On 30 October 2013 Russia conducted a large-scale exercise to check the readiness of its strategic forces. The Strategic Rocket Forces conducted two ICBM launches – a Topol missile was launched from the Plesetsk test site and an R-36M2 (RS-10V/SS-18) missile from a silo in Dombarovskiy. Both missiles delivered their warheads to the Kura test site in Kamchatka. Previous impact was recorded at 10:15 (06:15 GMT) on Wednesday 23 May 2012 when a new as yet unnamed ballistic missile designed to evade the US missile shield was tested. The missile was fired from a mobile launcher on the Plesetsk range. The warhead was delivered successfully to its designated area on the Kura range on Kamchatka. A Bulava missile, launched from submarine Dimitri Donskoi, landed at Kura in October 2010. Test launches of R-29RMU Sineva and RT-2PM2 Topol-M missiles also frequently target the Kura Missile Test Range.

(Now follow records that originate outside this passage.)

int ta3n_video_head_fwd(const float* feat_video, int M, int H, int C, const float* Wc,
                        const float* bc, const ta3n_dropout* drop, float* dropped, float* pred,
                        ta3n_stream_t stream);
size_t ta3n_video_head_bwd_workspace_bytes(int M, int H, int C);
int ta3n_video_head_bwd(const float* dropped, int M, int H, int C, const float* Wc,
                        const ta3n_dropout* drop, const float* g_pred,
                        const float* d_dropped_extra, const float* g_feat_video_ext,
                        float grad_scale, float* d_feat_video, float* dWc, float* dbc,
                        void* workspace, size_t workspace_bytes, ta3n_stream_t stream);

int ta3n_fwd_batch_begin(void);
size_t ta3n_fwd_batch_workspace_bytes(void);
int ta3n_fwd_batch_flush(void* workspace, size_t workspace_bytes, ta3n_stream_t stream);

int ta3n_wgrad_defer_begin(void);
size_t ta3n_wgrad_defer_workspace_bytes(void);
int ta3n_wgrad_defer_flush(void* workspace, size_t workspace_bytes, ta3n_stream_t stream);

size_t ta3n_loss_workspace_bytes(int M);
int ta3n_loss_fwd_bwd(const float* pred_video, const long long* labels, const float* pred_rel,
                      const float* pred_dom_video, const float* pred_frame, int Bs, int Bt, int T,
                      int R, int C, float gamma, int flags, const int* valid_rows, float* loss,
                      float* g_pred_video,
                      float* g_pred_rel, float* g_pred_dom_video, float* g_pred_frame,
                      void* workspace, size_t workspace_bytes, ta3n_stream_t stream);
int ta3n_counter_inc(uint64_t* counter, ta3n_stream_t stream);

typedef struct {
  int Bs, Bt;
  int T, D, F, H, C;
  int use_attn;
  int loss_flags;
  float gamma;
  float domain_weight[2];
  const float* class_weight;
  const float* beta_dev;
  const ta3n_relation_table* tab;
  const float* x_src;
  const float* x_tgt;
  const long long* labels;
  const int* valid_rows;
  ta3n_dropout drop_i, drop_v;
  const float *W_sh, *b_sh;
  const float *W1f, *b1f, *W2f, *b2f;
  const float* const* W_trn_host;
  const float* const* b_trn_host;
  const float* const* W1r_host;
  const float* const* b1r_host;
  const float* const* W2r_host;
  const float* const* b2r_host;
  const float *Wc, *bc;
  const float *W1v, *b1v, *W2v, *b2v;
  float *dW_sh, *db_sh, *dW1f, *db1f, *dW2f, *db2f;
  float* const* dW_trn_host;
  float* const* db_trn_host;
  float* const* dW1r_host;
  float* const* db1r_host;
  float* const* dW2r_host;
  float* const* db2r_host;
  float *dWc, *dbc, *dW1v, *db1v, *dW2v, *db2v;
  float* feat;
  float* hid_f;
  float* pred_frame;
  float* act;
  float* feat_rel;
  float* hid_r;
  float* pred_rel;
  float* attn;
  float* feat_video;
  float* dropped;
  float* pred_video;
  float* hid_v;
  float* pred_dom;
  float* loss;
  uint64_t* step_counter;
  void* workspace;
  size_t workspace_bytes;
} ta3n_step_desc;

== United States surveillance ==
The Kura range attracted intense interest from United States intelligence agencies in 1957. There was early speculation that missiles were being launched from this range, but this was settled by information from Lockheed U-2 missions in summer 1957 which flew directly over the range and could find no launch infrastructure. The study noted that impacts in the nearby water were likely, and that the Soviets were expected to install sonic detection systems to measure water impacts. The missions revealed a regiment of seven Mil Mi-4 helicopters based at Klyuchi which provided logistical support for the range.

Up to 1994, the United States maintained Eareckson Air Station (formerly Shemya Air Force Base) only 935 km away, equipped with radars and aircraft to monitor impacts at Kura. One of these radars, Cobra Dane, was fielded in 1977 at Shemya specifically for this purpose.